Stored data entries:
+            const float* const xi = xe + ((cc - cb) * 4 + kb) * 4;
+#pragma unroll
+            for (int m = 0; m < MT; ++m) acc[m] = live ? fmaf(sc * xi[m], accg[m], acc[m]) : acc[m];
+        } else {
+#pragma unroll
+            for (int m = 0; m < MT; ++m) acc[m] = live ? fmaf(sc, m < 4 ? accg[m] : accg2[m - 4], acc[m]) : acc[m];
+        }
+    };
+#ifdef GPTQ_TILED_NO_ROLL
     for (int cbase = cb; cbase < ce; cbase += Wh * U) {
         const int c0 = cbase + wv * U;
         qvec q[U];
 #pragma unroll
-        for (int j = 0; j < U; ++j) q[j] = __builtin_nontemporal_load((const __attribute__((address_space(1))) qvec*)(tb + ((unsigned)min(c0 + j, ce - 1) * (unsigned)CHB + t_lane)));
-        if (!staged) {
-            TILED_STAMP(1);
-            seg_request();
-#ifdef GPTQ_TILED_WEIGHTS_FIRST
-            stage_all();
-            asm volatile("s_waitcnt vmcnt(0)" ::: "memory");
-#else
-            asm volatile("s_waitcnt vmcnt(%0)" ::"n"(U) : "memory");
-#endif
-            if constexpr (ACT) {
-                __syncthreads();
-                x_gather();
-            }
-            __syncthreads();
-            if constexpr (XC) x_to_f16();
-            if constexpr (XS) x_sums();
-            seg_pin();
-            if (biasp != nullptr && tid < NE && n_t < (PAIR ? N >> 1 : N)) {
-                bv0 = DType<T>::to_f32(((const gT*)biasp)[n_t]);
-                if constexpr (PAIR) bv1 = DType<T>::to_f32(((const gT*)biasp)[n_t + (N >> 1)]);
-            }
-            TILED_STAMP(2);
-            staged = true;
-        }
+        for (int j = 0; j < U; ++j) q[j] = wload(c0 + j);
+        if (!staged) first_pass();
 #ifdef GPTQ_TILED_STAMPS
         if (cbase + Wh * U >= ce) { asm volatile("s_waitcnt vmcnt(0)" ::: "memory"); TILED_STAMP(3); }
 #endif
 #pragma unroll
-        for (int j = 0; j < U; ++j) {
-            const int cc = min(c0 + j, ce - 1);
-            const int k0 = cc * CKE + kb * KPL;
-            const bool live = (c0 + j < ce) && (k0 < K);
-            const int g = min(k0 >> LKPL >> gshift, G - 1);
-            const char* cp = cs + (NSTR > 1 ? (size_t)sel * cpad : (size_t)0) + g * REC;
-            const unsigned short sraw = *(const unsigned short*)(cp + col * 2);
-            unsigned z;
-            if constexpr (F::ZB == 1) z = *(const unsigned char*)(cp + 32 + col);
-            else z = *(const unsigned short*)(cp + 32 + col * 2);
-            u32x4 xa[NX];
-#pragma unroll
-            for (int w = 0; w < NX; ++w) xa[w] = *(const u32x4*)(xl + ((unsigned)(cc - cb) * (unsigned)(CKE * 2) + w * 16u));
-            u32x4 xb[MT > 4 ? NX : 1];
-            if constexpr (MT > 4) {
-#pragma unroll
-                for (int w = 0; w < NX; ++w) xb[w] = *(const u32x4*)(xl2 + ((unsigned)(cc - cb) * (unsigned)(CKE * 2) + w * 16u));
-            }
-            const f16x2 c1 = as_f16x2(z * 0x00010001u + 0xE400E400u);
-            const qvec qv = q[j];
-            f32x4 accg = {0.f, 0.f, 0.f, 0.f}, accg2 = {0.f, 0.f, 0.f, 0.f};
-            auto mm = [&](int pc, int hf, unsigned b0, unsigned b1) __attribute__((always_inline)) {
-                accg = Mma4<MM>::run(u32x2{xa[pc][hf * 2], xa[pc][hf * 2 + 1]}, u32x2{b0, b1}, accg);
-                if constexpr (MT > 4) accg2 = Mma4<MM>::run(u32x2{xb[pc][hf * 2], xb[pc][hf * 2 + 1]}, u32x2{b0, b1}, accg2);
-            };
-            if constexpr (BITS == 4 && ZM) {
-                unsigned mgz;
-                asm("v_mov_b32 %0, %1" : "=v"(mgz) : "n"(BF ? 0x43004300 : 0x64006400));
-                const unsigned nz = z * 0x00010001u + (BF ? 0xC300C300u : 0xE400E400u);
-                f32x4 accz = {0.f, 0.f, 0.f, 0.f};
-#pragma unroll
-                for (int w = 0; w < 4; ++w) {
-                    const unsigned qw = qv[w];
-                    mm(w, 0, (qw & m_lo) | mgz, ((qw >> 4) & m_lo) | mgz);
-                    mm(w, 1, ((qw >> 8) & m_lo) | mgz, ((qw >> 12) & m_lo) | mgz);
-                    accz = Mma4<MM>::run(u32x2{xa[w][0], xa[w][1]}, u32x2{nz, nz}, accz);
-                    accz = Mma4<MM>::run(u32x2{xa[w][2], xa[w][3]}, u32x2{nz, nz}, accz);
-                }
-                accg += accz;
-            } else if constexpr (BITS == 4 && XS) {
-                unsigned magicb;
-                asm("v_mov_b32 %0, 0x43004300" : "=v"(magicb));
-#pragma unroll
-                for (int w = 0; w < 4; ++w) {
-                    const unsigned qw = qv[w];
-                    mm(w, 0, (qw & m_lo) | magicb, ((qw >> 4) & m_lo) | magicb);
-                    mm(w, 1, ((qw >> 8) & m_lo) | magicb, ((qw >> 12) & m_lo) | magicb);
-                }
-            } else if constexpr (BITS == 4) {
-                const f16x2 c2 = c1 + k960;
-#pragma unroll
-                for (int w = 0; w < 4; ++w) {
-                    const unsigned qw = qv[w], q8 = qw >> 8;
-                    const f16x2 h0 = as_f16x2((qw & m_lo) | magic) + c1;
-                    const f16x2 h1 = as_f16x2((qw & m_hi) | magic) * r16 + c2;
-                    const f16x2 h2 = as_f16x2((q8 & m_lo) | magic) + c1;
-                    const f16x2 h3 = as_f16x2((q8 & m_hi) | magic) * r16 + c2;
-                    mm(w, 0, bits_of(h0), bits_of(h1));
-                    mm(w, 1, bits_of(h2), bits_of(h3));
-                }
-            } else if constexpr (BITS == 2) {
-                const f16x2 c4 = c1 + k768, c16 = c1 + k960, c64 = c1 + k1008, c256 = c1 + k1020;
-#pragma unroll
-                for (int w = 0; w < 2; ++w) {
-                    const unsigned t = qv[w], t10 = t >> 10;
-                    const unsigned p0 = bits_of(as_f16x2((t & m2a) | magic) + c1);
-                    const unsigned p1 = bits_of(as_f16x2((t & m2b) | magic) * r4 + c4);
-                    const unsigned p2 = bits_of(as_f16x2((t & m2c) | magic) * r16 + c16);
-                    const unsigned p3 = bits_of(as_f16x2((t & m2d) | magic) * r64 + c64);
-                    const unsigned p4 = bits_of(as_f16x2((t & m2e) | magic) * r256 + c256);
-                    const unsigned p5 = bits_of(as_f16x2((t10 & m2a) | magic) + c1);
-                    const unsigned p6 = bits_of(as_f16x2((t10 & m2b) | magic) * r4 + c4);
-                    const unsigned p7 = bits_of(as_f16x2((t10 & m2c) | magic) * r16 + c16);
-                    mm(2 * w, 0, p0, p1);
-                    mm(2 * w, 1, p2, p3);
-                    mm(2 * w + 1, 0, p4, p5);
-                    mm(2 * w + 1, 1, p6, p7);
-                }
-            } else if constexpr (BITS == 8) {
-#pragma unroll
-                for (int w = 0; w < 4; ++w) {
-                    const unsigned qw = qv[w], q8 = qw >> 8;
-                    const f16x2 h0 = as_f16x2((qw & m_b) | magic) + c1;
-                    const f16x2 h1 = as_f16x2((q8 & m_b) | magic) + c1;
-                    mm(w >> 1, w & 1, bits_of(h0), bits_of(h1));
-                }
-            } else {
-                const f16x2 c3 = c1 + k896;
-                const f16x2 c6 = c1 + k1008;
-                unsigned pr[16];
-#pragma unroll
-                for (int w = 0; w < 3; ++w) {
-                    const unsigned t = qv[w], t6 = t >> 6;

* * *

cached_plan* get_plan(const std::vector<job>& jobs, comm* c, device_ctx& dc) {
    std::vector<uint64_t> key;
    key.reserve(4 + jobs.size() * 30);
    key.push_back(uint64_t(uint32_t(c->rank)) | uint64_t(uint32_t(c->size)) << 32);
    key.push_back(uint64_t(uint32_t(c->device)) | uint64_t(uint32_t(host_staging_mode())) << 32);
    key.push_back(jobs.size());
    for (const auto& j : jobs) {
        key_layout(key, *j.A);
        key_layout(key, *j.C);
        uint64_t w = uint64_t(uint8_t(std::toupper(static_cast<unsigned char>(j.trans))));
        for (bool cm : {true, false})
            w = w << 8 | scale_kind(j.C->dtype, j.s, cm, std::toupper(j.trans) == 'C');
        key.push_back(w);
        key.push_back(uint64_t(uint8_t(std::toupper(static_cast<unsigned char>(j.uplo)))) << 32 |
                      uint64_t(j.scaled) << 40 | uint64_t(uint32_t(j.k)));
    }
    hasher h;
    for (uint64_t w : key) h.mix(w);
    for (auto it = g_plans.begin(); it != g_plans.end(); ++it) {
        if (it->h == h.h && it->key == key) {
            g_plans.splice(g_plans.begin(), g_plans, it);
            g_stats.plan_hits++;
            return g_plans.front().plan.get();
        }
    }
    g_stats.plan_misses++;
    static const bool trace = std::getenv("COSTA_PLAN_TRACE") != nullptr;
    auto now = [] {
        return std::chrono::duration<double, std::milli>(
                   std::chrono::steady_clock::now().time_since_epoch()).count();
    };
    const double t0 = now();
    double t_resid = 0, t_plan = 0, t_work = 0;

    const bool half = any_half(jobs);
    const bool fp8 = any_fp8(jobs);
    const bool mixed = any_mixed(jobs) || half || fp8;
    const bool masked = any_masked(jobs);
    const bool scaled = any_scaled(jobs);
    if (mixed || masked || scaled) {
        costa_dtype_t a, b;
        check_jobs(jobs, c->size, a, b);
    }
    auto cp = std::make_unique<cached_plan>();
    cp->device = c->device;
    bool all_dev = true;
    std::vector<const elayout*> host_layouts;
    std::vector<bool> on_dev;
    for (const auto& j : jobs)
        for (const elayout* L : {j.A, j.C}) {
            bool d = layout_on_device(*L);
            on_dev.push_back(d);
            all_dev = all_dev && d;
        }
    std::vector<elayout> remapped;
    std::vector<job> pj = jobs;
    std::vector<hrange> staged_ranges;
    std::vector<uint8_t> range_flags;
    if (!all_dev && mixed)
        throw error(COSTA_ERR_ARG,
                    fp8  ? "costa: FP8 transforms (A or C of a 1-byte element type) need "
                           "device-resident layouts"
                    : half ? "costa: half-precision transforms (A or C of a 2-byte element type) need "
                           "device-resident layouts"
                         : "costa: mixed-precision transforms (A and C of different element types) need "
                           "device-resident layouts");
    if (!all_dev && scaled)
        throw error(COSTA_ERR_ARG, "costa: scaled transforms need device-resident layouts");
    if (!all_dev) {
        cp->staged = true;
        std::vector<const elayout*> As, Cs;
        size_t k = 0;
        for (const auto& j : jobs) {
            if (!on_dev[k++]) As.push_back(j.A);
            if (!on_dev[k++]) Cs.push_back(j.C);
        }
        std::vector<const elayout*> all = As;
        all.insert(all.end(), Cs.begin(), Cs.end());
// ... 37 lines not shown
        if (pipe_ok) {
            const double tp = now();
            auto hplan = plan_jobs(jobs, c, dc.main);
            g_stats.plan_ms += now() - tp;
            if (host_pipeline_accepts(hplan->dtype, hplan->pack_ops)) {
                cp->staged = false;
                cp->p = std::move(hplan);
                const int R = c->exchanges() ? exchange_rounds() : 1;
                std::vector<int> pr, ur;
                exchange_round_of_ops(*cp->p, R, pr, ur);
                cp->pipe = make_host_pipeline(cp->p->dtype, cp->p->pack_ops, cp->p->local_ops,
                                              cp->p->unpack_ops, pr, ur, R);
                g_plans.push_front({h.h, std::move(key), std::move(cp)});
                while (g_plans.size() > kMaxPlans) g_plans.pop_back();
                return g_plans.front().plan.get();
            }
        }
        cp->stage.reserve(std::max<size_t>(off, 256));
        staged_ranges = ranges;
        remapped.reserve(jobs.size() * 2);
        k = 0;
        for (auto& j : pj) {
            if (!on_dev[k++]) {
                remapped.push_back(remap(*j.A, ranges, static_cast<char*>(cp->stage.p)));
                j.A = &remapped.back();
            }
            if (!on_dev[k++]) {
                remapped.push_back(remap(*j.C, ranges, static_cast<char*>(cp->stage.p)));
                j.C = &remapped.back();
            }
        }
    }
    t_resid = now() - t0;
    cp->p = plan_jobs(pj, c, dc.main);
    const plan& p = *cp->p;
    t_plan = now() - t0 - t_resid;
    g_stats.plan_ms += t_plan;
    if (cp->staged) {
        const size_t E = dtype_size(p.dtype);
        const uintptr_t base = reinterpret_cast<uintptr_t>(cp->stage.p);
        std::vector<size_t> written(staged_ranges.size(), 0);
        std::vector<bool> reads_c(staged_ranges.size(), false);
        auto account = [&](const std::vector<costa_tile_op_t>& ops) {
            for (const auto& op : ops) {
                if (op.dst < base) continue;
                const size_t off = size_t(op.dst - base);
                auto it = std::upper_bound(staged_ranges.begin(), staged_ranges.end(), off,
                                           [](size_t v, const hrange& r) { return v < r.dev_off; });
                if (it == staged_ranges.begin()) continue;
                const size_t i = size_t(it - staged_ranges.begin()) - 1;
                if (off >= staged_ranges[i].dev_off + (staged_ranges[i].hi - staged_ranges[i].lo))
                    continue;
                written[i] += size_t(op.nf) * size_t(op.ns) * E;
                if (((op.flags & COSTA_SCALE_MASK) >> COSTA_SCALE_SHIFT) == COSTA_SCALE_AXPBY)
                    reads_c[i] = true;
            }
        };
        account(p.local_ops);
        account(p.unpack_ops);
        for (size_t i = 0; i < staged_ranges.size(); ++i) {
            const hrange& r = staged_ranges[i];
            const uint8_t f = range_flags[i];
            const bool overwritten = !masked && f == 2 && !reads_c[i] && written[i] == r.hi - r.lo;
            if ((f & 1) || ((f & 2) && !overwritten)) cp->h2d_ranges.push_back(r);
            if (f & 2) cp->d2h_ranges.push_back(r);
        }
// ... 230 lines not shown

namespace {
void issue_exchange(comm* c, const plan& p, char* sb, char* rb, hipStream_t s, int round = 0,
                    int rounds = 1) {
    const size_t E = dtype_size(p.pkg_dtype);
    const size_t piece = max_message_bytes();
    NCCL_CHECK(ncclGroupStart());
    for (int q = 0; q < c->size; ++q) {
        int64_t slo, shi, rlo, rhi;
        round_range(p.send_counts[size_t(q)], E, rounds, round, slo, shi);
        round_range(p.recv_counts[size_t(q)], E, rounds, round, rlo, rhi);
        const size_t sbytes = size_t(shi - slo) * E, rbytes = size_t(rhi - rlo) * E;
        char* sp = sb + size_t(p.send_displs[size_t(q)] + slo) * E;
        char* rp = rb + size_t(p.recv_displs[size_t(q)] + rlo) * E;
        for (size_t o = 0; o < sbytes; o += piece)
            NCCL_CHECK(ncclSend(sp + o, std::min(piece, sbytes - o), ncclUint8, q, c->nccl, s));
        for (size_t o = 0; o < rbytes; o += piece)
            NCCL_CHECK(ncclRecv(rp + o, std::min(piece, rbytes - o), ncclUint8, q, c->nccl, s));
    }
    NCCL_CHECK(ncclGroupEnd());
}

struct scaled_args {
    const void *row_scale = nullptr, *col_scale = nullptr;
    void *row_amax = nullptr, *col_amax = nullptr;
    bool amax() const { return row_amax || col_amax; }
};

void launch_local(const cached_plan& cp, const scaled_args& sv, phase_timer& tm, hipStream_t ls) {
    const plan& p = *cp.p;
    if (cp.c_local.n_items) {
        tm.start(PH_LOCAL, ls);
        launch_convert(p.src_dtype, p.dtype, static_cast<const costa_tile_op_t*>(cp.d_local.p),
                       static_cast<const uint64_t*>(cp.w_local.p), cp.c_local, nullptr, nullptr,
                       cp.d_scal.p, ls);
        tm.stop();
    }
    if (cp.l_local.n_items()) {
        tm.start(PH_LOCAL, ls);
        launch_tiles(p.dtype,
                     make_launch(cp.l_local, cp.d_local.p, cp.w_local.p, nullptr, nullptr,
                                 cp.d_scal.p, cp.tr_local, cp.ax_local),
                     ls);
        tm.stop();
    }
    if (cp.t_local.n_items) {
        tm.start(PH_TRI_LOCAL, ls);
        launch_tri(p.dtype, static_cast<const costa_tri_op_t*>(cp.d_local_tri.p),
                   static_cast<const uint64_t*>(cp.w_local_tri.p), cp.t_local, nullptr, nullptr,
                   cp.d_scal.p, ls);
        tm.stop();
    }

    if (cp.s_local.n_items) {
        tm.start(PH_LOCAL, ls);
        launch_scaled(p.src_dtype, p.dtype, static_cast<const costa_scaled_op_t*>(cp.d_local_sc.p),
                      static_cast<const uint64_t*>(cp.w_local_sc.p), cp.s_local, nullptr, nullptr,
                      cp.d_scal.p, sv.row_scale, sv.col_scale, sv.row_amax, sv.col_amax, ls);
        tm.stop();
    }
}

AIM OF THE EXERCISE
Each line above with the string "PAIR" should be reported in full.

ANSWER SECTION
-            if (biasp != nullptr && tid < NE && n_t < (PAIR ? N >> 1 : N)) {
-                if constexpr (PAIR) bv1 = DType<T>::to_f32(((const gT*)biasp)[n_t + (N >> 1)]);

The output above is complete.